YOUR INSTRUCTIONS>
Each record is to be repeated exactly as it stands below.
*** Opening of MATERIAL PROVIDED ***
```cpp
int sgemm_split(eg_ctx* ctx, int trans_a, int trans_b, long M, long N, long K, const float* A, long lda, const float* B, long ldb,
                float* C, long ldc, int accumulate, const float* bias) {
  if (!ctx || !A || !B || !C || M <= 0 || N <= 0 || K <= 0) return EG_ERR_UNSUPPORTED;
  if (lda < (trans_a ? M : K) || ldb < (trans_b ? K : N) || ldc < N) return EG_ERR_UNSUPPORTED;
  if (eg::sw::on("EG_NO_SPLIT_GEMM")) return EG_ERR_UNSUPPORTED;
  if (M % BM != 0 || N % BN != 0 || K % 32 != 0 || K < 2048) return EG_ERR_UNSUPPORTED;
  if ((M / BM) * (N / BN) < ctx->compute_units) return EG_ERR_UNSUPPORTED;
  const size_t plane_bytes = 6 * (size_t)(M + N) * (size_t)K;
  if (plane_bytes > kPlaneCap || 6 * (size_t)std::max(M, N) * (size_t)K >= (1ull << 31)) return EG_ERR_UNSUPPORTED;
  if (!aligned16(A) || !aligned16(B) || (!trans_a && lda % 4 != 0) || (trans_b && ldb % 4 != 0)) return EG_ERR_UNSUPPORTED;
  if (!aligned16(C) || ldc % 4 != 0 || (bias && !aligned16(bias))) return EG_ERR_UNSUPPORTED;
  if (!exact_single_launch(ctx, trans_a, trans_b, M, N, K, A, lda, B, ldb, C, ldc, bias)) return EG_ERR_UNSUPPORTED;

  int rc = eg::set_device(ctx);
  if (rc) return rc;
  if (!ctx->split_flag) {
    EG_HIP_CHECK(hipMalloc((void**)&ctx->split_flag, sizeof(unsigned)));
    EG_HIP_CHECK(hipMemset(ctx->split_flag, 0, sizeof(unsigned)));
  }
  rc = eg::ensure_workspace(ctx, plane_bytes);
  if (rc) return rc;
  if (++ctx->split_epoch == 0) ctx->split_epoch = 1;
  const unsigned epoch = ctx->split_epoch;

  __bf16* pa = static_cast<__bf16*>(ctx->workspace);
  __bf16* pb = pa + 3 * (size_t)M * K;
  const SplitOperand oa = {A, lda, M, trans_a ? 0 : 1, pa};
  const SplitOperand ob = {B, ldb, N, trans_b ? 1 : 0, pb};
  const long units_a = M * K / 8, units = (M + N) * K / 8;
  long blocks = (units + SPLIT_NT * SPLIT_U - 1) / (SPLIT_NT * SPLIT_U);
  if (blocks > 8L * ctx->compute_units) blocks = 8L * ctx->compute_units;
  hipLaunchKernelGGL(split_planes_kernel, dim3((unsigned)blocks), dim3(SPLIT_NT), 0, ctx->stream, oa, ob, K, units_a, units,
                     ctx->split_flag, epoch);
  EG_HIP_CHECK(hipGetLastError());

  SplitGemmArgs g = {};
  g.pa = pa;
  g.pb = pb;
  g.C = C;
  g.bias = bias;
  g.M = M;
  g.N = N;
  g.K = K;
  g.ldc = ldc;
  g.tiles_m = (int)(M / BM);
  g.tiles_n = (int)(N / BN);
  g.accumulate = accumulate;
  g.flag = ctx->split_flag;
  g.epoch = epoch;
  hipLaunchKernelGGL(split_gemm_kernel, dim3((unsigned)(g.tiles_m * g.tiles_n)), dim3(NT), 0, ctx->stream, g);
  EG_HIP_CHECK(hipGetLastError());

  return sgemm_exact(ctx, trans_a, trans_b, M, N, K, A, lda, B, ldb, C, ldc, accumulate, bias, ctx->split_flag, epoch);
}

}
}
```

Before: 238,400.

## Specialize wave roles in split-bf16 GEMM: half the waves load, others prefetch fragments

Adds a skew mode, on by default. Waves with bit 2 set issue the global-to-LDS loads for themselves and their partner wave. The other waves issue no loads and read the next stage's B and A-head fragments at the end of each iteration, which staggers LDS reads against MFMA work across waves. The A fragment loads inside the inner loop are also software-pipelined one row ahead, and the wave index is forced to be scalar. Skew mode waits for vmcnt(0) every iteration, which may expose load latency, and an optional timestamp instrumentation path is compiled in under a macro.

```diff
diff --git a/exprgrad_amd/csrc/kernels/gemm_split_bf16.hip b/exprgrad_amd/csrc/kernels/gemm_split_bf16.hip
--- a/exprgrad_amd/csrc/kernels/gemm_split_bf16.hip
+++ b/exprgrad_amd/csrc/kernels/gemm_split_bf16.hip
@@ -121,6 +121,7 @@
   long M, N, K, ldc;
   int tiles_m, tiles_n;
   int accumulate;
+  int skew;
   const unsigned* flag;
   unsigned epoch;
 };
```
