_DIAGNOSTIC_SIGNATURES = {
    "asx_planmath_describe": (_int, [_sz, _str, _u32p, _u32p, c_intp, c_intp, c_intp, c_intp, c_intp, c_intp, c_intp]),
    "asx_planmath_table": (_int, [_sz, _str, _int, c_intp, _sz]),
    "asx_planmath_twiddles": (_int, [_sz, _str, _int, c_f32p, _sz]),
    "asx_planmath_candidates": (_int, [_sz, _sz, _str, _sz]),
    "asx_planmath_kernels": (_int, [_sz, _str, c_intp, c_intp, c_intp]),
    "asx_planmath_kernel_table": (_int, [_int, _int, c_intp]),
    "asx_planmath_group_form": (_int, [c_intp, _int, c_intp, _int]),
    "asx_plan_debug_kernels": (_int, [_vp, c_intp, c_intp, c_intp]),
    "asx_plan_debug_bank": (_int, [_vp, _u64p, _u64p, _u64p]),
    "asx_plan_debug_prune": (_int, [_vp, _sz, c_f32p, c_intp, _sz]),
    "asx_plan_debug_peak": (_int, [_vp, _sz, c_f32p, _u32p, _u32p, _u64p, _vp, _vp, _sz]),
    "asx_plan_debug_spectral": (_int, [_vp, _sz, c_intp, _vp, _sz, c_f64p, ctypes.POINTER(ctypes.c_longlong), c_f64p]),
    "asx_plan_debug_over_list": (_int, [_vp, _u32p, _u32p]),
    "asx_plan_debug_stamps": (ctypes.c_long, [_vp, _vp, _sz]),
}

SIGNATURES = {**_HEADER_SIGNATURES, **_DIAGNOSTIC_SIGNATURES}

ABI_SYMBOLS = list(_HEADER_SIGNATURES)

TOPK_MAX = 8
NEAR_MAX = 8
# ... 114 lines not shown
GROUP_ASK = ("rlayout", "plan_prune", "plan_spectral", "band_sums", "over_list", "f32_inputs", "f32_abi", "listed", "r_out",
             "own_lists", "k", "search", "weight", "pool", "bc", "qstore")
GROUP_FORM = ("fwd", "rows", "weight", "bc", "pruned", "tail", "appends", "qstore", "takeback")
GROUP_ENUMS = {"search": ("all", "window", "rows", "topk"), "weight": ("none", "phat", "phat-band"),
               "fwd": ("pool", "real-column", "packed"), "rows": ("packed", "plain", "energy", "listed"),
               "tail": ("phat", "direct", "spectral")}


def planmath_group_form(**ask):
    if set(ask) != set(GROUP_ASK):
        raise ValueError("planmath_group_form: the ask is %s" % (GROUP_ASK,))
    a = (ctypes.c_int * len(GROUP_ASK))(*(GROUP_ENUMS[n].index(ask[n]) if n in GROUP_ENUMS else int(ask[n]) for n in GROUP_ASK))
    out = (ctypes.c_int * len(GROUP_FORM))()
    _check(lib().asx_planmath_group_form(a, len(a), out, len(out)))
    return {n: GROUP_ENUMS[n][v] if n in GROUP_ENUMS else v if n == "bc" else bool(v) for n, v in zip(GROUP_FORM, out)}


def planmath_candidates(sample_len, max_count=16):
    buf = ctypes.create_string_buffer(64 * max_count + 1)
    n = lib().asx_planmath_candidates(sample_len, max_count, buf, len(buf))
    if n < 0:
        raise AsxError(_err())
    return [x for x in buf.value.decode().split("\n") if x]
*** Close of MATERIAL PROVIDED ***
TASK SOLUTION>
```cpp
int sgemm_split(eg_ctx* ctx, int trans_a, int trans_b, long M, long N, long K, const float* A, long lda, const float* B, long ldb,
                float* C, long ldc, int accumulate, const float* bias) {
  if (!ctx || !A || !B || !C || M <= 0 || N <= 0 || K <= 0) return EG_ERR_UNSUPPORTED;
  if (lda < (trans_a ? M : K) || ldb < (trans_b ? K : N) || ldc < N) return EG_ERR_UNSUPPORTED;
  if (eg::sw::on("EG_NO_SPLIT_GEMM")) return EG_ERR_UNSUPPORTED;
  if (M % BM != 0 || N % BN != 0 || K % 32 != 0 || K < 2048) return EG_ERR_UNSUPPORTED;
  if ((M / BM) * (N / BN) < ctx->compute_units) return EG_ERR_UNSUPPORTED;
  const size_t plane_bytes = 6 * (size_t)(M + N) * (size_t)K;
  if (plane_bytes > kPlaneCap || 6 * (size_t)std::max(M, N) * (size_t)K >= (1ull << 31)) return EG_ERR_UNSUPPORTED;
  if (!aligned16(A) || !aligned16(B) || (!trans_a && lda % 4 != 0) || (trans_b && ldb % 4 != 0)) return EG_ERR_UNSUPPORTED;
  if (!aligned16(C) || ldc % 4 != 0 || (bias && !aligned16(bias))) return EG_ERR_UNSUPPORTED;
  if (!exact_single_launch(ctx, trans_a, trans_b, M, N, K, A, lda, B, ldb, C, ldc, bias)) return EG_ERR_UNSUPPORTED;

  int rc = eg::set_device(ctx);
  if (rc) return rc;
  if (!ctx->split_flag) {
    EG_HIP_CHECK(hipMalloc((void**)&ctx->split_flag, sizeof(unsigned)));
    EG_HIP_CHECK(hipMemset(ctx->split_flag, 0, sizeof(unsigned)));
  }
  rc = eg::ensure_workspace(ctx, plane_bytes);
  if (rc) return rc;
  if (++ctx->split_epoch == 0) ctx->split_epoch = 1;
  const unsigned epoch = ctx->split_epoch;

  __bf16* pa = static_cast<__bf16*>(ctx->workspace);
  __bf16* pb = pa + 3 * (size_t)M * K;
  const SplitOperand oa = {A, lda, M, trans_a ? 0 : 1, pa};
  const SplitOperand ob = {B, ldb, N, trans_b ? 1 : 0, pb};
  const long units_a = M * K / 8, units = (M + N) * K / 8;
  long blocks = (units + SPLIT_NT * SPLIT_U - 1) / (SPLIT_NT * SPLIT_U);
  if (blocks > 8L * ctx->compute_units) blocks = 8L * ctx->compute_units;
  hipLaunchKernelGGL(split_planes_kernel, dim3((unsigned)blocks), dim3(SPLIT_NT), 0, ctx->stream, oa, ob, K, units_a, units,
                     ctx->split_flag, epoch);
  EG_HIP_CHECK(hipGetLastError());

  SplitGemmArgs g = {};
  g.pa = pa;
  g.pb = pb;
  g.C = C;
  g.bias = bias;
  g.M = M;
  g.N = N;
  g.K = K;
  g.ldc = ldc;
  g.tiles_m = (int)(M / BM);
  g.tiles_n = (int)(N / BN);
  g.accumulate = accumulate;
  g.flag = ctx->split_flag;
  g.epoch = epoch;
  hipLaunchKernelGGL(split_gemm_kernel, dim3((unsigned)(g.tiles_m * g.tiles_n)), dim3(NT), 0, ctx->stream, g);
  EG_HIP_CHECK(hipGetLastError());

  return sgemm_exact(ctx, trans_a, trans_b, M, N, K, A, lda, B, ldb, C, ldc, accumulate, bias, ctx->split_flag, epoch);
}

}
}
```

Before: 238,400.

## Specialize wave roles in split-bf16 GEMM: half the waves load, others prefetch fragments

Adds a skew mode, on by default. Waves with bit 2 set issue the global-to-LDS loads for themselves and their partner wave. The other waves issue no loads and read the next stage's B and A-head fragments at the end of each iteration, which staggers LDS reads against MFMA work across waves. The A fragment loads inside the inner loop are also software-pipelined one row ahead, and the wave index is forced to be scalar. Skew mode waits for vmcnt(0) every iteration, which may expose load latency, and an optional timestamp instrumentation path is compiled in under a macro.

```diff
diff --git a/exprgrad_amd/csrc/kernels/gemm_split_bf16.hip b/exprgrad_amd/csrc/kernels/gemm_split_bf16.hip
--- a/exprgrad_amd/csrc/kernels/gemm_split_bf16.hip
+++ b/exprgrad_amd/csrc/kernels/gemm_split_bf16.hip
@@ -121,6 +121,7 @@
   long M, N, K, ldc;
   int tiles_m, tiles_n;
   int accumulate;
+  int skew;
   const unsigned* flag;
   unsigned epoch;
 };
```
_DIAGNOSTIC_SIGNATURES = {
    "asx_planmath_describe": (_int, [_sz, _str, _u32p, _u32p, c_intp, c_intp, c_intp, c_intp, c_intp, c_intp, c_intp]),
    "asx_planmath_table": (_int, [_sz, _str, _int, c_intp, _sz]),
    "asx_planmath_twiddles": (_int, [_sz, _str, _int, c_f32p, _sz]),
    "asx_planmath_candidates": (_int, [_sz, _sz, _str, _sz]),
    "asx_planmath_kernels": (_int, [_sz, _str, c_intp, c_intp, c_intp]),
    "asx_planmath_kernel_table": (_int, [_int, _int, c_intp]),
    "asx_planmath_group_form": (_int, [c_intp, _int, c_intp, _int]),
    "asx_plan_debug_kernels": (_int, [_vp, c_intp, c_intp, c_intp]),
    "asx_plan_debug_bank": (_int, [_vp, _u64p, _u64p, _u64p]),
    "asx_plan_debug_prune": (_int, [_vp, _sz, c_f32p, c_intp, _sz]),
    "asx_plan_debug_peak": (_int, [_vp, _sz, c_f32p, _u32p, _u32p, _u64p, _vp, _vp, _sz]),
    "asx_plan_debug_spectral": (_int, [_vp, _sz, c_intp, _vp, _sz, c_f64p, ctypes.POINTER(ctypes.c_longlong), c_f64p]),
    "asx_plan_debug_over_list": (_int, [_vp, _u32p, _u32p]),
    "asx_plan_debug_stamps": (ctypes.c_long, [_vp, _vp, _sz]),
}

SIGNATURES = {**_HEADER_SIGNATURES, **_DIAGNOSTIC_SIGNATURES}

ABI_SYMBOLS = list(_HEADER_SIGNATURES)

TOPK_MAX = 8
NEAR_MAX = 8
# ... 114 lines not shown
GROUP_ASK = ("rlayout", "plan_prune", "plan_spectral", "band_sums", "over_list", "f32_inputs", "f32_abi", "listed", "r_out",
             "own_lists", "k", "search", "weight", "pool", "bc", "qstore")
GROUP_FORM = ("fwd", "rows", "weight", "bc", "pruned", "tail", "appends", "qstore", "takeback")
GROUP_ENUMS = {"search": ("all", "window", "rows", "topk"), "weight": ("none", "phat", "phat-band"),
               "fwd": ("pool", "real-column", "packed"), "rows": ("packed", "plain", "energy", "listed"),
               "tail": ("phat", "direct", "spectral")}


def planmath_group_form(**ask):
    if set(ask) != set(GROUP_ASK):
        raise ValueError("planmath_group_form: the ask is %s" % (GROUP_ASK,))
    a = (ctypes.c_int * len(GROUP_ASK))(*(GROUP_ENUMS[n].index(ask[n]) if n in GROUP_ENUMS else int(ask[n]) for n in GROUP_ASK))
    out = (ctypes.c_int * len(GROUP_FORM))()
    _check(lib().asx_planmath_group_form(a, len(a), out, len(out)))
    return {n: GROUP_ENUMS[n][v] if n in GROUP_ENUMS else v if n == "bc" else bool(v) for n, v in zip(GROUP_FORM, out)}


def planmath_candidates(sample_len, max_count=16):
    buf = ctypes.create_string_buffer(64 * max_count + 1)
    n = lib().asx_planmath_candidates(sample_len, max_count, buf, len(buf))
    if n < 0:
        raise AsxError(_err())
    return [x for x in buf.value.decode().split("\n") if x]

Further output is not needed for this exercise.